• _Task statement_
From the entries below, copy every line where the string "start" appears.

• _Data shown_

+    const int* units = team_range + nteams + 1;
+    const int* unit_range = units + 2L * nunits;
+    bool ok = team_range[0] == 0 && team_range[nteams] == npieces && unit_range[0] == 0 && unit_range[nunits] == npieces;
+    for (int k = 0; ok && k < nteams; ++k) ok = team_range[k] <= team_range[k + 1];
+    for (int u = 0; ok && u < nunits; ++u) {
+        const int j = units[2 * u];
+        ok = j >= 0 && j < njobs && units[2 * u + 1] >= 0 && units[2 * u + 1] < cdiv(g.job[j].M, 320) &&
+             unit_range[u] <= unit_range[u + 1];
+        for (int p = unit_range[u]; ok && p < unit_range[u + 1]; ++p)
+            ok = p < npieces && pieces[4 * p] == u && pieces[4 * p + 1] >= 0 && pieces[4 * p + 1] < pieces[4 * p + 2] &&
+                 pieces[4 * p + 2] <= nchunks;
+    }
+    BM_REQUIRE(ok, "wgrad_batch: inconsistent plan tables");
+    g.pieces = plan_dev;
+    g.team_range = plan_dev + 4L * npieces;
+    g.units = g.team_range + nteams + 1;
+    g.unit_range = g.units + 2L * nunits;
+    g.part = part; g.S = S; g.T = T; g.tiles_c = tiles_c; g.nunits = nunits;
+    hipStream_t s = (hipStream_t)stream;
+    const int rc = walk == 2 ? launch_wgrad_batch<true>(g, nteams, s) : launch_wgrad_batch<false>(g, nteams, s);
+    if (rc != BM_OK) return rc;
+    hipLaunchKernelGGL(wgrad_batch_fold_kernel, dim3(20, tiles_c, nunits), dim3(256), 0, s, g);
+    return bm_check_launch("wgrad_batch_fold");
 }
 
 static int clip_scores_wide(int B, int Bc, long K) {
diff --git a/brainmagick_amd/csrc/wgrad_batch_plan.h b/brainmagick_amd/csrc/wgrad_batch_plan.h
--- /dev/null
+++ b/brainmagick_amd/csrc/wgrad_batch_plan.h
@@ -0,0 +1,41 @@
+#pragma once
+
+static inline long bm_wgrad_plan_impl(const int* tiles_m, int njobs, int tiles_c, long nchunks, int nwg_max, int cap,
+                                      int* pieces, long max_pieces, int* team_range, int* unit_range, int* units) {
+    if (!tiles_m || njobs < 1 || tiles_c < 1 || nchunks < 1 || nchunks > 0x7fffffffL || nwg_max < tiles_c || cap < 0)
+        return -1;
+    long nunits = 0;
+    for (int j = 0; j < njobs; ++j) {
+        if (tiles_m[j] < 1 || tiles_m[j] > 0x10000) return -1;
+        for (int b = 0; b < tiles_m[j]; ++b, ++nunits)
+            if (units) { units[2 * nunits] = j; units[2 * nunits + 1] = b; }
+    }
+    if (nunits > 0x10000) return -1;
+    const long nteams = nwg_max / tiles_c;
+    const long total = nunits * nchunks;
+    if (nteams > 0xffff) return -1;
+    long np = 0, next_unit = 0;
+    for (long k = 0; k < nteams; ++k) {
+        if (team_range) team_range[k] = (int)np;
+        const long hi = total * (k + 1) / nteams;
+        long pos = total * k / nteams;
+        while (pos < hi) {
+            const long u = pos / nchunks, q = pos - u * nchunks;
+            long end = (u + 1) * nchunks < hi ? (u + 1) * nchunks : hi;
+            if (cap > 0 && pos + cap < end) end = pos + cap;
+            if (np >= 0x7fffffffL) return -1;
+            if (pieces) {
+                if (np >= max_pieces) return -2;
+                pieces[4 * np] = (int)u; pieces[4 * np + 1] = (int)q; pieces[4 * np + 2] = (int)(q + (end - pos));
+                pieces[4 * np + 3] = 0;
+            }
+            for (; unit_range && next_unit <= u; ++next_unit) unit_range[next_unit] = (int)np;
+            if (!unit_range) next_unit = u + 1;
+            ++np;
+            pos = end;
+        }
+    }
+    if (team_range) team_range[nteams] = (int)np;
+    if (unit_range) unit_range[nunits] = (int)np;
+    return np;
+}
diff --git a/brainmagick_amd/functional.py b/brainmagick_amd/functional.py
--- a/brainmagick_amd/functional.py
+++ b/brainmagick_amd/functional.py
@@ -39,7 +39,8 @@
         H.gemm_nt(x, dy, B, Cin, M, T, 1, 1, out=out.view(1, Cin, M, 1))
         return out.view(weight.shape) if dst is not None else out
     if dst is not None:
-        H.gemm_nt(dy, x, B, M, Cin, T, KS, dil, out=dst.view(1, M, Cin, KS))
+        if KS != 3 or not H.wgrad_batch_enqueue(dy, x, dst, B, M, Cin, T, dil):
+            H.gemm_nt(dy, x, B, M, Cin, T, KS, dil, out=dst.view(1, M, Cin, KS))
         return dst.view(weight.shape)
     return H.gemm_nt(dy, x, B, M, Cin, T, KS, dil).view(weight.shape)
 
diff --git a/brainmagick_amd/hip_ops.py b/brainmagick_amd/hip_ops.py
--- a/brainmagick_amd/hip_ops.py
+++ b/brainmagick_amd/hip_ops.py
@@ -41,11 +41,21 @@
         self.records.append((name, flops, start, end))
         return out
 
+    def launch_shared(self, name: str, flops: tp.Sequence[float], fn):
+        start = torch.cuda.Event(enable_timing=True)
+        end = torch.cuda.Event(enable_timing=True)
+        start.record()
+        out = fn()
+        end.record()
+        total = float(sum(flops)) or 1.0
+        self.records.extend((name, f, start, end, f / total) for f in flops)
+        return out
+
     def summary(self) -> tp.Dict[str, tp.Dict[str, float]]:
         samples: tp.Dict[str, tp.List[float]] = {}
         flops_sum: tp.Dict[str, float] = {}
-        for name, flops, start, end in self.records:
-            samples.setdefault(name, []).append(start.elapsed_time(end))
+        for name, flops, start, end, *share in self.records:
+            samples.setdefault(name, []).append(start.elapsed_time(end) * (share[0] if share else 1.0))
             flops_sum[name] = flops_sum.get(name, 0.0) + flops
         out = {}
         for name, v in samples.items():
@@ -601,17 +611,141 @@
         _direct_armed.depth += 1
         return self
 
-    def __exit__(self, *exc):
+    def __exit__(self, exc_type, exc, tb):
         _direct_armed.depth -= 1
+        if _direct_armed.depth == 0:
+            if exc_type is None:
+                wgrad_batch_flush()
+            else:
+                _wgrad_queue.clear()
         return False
...
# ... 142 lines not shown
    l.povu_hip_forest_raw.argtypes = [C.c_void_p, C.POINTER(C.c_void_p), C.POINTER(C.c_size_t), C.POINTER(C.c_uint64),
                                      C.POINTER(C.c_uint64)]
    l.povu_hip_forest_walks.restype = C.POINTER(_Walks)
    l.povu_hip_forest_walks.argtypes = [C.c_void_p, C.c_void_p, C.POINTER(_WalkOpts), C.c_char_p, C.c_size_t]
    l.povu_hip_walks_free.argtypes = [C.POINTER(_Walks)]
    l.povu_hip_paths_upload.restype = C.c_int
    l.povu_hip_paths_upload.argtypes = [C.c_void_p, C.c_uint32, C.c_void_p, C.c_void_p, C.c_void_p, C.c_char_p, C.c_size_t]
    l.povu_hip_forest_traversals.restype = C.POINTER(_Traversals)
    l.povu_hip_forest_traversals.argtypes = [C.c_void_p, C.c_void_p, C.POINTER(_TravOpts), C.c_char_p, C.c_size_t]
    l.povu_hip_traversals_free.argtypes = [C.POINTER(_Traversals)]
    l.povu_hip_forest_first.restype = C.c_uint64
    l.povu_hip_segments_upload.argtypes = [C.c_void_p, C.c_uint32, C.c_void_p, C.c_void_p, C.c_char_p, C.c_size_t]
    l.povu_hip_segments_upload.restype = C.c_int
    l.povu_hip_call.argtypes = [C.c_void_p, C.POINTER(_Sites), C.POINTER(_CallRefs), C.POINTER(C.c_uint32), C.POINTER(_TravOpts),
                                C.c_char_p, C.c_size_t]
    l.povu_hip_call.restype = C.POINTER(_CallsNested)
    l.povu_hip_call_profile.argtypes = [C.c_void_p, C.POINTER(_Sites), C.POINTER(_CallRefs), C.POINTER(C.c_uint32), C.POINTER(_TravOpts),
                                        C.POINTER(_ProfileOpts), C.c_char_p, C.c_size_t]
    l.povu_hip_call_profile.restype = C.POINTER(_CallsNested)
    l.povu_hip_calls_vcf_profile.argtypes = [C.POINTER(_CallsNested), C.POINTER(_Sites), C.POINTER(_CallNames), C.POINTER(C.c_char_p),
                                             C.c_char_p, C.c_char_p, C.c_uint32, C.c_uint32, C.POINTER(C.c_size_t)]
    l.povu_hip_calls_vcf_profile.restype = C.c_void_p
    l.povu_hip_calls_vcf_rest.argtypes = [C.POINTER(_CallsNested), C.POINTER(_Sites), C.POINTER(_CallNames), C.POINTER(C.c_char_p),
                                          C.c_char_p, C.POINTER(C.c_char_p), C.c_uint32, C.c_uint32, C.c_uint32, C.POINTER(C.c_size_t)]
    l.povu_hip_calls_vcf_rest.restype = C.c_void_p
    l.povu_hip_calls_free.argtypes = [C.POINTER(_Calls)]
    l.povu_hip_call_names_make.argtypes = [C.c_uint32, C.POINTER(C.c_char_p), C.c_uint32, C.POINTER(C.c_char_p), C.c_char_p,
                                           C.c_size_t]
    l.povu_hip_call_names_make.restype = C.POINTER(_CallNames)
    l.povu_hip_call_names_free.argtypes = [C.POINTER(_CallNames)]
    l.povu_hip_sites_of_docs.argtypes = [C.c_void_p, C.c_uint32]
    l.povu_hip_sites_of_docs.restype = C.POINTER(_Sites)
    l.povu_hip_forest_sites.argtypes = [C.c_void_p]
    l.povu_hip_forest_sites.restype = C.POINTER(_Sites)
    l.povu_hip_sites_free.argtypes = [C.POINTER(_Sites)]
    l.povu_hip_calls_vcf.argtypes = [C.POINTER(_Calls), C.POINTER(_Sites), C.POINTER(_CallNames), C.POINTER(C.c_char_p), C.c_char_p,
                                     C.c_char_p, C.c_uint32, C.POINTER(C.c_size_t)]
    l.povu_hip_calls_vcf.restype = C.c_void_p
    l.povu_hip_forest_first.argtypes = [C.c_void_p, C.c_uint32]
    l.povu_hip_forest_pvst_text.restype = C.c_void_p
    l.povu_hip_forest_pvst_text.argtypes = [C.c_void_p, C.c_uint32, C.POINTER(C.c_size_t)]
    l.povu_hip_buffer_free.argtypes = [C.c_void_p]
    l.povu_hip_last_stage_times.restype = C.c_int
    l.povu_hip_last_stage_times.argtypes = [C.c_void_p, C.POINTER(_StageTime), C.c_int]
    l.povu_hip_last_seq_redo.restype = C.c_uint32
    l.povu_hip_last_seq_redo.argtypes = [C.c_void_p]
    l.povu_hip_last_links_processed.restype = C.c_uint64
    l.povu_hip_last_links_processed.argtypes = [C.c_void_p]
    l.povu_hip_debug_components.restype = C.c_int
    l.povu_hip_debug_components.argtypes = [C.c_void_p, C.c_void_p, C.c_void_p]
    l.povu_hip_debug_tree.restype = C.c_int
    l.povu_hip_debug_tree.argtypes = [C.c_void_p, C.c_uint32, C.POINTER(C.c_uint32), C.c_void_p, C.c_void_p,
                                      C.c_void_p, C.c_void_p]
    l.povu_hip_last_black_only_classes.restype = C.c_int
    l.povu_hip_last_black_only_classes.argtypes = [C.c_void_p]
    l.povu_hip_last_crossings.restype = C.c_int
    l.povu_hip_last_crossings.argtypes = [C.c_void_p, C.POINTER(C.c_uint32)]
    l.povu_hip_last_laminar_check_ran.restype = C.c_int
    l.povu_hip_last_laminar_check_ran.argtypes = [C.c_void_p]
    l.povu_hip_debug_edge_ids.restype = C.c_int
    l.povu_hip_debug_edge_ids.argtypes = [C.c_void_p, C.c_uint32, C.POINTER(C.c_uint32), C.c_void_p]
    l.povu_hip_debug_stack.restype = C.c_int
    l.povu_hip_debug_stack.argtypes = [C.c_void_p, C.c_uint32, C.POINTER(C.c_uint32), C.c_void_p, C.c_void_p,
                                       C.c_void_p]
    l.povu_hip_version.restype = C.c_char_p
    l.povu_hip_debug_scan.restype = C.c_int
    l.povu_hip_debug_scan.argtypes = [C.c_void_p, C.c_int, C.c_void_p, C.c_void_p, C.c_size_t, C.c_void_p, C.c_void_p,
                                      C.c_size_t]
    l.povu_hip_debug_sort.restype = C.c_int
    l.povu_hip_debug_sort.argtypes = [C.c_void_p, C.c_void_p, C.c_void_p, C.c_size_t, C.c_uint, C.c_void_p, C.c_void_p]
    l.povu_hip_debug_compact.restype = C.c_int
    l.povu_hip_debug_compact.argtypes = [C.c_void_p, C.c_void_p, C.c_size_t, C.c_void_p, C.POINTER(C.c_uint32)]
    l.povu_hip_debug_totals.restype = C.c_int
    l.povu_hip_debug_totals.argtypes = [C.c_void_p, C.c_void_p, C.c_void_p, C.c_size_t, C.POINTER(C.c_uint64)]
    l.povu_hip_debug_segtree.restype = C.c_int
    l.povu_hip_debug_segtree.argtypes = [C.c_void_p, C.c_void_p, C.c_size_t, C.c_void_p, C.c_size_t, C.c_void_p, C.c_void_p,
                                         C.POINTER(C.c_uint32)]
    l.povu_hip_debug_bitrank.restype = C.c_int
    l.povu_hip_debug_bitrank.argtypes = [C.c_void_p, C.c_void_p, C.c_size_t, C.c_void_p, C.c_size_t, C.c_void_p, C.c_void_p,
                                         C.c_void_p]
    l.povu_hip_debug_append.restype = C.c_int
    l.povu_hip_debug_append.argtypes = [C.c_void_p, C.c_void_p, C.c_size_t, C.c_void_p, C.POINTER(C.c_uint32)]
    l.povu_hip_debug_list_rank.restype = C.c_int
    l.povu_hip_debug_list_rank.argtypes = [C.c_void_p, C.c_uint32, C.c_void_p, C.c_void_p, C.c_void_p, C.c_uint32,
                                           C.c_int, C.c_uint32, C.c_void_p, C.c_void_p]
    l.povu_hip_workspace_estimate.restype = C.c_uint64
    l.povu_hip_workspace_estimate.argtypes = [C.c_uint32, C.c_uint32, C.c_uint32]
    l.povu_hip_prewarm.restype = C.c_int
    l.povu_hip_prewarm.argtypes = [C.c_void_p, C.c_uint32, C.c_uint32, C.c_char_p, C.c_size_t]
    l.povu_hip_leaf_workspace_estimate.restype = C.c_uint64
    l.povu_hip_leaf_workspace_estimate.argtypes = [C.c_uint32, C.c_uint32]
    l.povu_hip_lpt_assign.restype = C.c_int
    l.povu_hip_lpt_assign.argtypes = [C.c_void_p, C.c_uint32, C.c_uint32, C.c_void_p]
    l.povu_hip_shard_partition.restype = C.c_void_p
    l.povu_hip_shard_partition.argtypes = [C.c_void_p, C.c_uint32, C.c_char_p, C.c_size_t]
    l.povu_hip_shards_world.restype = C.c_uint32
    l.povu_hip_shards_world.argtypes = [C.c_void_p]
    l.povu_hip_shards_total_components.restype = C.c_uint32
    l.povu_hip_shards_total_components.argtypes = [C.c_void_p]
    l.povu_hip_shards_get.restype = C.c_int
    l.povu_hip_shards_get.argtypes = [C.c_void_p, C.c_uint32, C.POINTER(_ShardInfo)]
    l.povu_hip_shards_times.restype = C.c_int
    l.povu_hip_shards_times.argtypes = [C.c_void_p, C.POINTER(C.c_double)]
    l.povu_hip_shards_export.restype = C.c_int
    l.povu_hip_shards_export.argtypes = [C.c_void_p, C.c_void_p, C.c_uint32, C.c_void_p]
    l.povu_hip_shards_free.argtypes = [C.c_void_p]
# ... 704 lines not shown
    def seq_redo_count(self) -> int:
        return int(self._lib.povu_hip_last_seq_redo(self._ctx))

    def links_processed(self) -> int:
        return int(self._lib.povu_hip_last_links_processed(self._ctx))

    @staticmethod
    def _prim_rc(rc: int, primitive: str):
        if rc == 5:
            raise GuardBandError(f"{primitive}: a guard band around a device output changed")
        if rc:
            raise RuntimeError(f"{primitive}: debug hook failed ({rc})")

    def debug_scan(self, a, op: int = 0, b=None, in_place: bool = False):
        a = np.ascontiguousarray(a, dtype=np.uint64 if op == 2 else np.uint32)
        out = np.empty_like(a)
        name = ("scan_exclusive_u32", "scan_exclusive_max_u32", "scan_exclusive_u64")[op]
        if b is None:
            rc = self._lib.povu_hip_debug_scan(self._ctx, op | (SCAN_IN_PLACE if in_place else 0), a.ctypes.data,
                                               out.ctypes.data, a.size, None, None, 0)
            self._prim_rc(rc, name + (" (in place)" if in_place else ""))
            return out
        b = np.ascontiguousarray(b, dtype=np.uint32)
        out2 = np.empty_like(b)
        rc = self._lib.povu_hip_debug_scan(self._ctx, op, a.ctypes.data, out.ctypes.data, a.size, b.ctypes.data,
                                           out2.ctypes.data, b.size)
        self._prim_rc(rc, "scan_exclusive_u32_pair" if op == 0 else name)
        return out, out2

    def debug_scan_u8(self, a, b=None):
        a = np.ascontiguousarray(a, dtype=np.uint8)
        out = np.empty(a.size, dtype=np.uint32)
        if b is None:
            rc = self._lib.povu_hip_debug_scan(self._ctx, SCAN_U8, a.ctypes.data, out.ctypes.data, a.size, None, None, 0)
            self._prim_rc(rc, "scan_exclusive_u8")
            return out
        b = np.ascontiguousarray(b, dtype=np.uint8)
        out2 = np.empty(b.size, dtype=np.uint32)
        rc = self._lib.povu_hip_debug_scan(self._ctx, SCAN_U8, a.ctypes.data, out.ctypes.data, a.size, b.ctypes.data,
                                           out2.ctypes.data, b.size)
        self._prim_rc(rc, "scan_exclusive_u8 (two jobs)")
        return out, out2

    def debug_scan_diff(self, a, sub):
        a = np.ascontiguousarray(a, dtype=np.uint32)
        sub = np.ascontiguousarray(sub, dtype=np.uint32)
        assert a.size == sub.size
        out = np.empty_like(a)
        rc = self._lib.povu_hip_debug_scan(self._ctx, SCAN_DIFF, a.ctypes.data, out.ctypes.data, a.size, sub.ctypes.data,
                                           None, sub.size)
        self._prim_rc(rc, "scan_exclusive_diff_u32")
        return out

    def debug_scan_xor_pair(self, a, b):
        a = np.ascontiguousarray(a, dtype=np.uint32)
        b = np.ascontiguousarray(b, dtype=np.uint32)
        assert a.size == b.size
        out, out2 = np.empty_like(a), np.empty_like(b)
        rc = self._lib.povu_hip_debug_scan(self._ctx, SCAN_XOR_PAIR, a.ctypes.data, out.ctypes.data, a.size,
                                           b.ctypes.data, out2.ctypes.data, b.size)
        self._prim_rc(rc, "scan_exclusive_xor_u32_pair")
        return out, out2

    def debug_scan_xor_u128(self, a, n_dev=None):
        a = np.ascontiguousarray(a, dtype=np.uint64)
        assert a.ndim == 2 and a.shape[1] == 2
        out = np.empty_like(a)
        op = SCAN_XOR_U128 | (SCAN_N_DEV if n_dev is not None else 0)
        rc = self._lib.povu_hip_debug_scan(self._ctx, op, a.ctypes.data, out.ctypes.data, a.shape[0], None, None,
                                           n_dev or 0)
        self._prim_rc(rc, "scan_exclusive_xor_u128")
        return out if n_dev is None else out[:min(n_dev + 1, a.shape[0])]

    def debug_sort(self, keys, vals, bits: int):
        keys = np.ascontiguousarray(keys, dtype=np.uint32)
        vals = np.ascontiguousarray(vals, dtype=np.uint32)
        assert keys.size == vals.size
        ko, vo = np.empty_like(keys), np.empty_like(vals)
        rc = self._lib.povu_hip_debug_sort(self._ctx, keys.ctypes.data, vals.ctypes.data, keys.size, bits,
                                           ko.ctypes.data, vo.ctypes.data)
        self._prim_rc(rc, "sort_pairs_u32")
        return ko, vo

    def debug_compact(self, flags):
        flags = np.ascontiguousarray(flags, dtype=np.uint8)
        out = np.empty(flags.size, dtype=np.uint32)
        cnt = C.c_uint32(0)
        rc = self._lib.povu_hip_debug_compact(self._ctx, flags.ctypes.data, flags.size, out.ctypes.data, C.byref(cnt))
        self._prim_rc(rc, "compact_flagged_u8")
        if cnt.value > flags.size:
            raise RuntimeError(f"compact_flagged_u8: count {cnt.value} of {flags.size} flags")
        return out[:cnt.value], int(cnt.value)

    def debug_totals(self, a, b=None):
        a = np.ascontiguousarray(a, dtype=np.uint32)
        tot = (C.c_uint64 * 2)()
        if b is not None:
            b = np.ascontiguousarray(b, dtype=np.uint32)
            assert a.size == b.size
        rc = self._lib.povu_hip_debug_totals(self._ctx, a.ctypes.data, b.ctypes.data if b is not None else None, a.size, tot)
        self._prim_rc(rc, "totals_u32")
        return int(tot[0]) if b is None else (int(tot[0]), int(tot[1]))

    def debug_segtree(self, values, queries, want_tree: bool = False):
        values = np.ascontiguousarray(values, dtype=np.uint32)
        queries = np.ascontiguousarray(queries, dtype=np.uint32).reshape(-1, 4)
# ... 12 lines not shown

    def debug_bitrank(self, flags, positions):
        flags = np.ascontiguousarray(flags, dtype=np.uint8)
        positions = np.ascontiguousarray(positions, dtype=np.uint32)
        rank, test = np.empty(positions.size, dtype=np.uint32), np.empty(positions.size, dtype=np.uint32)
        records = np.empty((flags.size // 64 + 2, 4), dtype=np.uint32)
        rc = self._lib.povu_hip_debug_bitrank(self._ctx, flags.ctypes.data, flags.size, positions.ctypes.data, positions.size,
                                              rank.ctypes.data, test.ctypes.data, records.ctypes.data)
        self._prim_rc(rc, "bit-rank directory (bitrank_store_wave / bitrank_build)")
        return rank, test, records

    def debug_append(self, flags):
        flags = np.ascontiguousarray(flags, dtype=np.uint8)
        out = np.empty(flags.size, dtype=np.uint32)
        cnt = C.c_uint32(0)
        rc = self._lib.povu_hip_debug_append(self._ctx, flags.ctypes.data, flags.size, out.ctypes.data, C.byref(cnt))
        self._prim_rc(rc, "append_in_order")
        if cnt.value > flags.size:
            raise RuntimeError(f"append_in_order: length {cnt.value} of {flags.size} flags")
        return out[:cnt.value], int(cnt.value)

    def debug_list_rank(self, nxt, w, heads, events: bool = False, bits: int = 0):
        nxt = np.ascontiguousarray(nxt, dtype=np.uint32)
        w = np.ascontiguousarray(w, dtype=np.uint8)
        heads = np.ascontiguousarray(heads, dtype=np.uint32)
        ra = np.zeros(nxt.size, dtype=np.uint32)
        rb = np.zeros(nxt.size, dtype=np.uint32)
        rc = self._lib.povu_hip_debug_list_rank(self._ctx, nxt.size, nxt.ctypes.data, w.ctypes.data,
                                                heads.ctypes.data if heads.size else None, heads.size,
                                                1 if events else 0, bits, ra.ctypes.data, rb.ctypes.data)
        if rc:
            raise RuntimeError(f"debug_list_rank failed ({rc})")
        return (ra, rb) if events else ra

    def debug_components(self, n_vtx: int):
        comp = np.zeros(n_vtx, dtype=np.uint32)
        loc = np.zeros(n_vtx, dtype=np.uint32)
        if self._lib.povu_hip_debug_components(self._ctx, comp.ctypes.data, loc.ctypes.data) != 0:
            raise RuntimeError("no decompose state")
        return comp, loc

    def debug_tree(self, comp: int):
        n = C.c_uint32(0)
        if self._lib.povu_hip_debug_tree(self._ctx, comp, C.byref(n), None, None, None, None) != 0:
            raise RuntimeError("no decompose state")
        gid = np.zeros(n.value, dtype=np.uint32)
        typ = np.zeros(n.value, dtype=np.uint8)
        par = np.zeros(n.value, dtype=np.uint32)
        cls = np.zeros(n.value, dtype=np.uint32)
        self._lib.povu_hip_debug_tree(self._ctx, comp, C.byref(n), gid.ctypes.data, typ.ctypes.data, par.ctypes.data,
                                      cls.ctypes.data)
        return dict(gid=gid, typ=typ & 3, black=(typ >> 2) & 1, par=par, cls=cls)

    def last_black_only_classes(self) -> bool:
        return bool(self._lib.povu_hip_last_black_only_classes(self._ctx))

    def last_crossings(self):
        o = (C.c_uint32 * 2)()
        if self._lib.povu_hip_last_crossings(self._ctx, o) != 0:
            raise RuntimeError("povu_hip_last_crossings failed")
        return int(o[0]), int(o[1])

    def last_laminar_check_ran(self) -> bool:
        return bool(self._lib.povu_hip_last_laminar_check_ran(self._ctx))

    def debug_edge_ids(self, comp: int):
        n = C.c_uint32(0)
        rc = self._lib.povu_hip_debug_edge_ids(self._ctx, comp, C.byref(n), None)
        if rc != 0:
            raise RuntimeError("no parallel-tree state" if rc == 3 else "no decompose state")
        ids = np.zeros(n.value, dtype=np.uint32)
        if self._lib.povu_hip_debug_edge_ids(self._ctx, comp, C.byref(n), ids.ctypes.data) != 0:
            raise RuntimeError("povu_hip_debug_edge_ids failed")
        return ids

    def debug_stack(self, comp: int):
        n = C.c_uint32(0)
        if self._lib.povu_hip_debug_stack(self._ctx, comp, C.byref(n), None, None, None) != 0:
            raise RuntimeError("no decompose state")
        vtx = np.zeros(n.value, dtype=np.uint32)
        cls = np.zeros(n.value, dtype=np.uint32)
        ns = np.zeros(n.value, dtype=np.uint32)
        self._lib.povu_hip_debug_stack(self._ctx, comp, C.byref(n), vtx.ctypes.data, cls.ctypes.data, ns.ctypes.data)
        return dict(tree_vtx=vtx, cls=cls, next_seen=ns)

• _Response to this exercise_
         self.records.append((name, flops, start, end))
+        start = torch.cuda.Event(enable_timing=True)
+        start.record()
+        self.records.extend((name, f, start, end, f / total) for f in flops)
-        for name, flops, start, end in self.records:
-            samples.setdefault(name, []).append(start.elapsed_time(end))
+        for name, flops, start, end, *share in self.records:
+            samples.setdefault(name, []).append(start.elapsed_time(end) * (share[0] if share else 1.0))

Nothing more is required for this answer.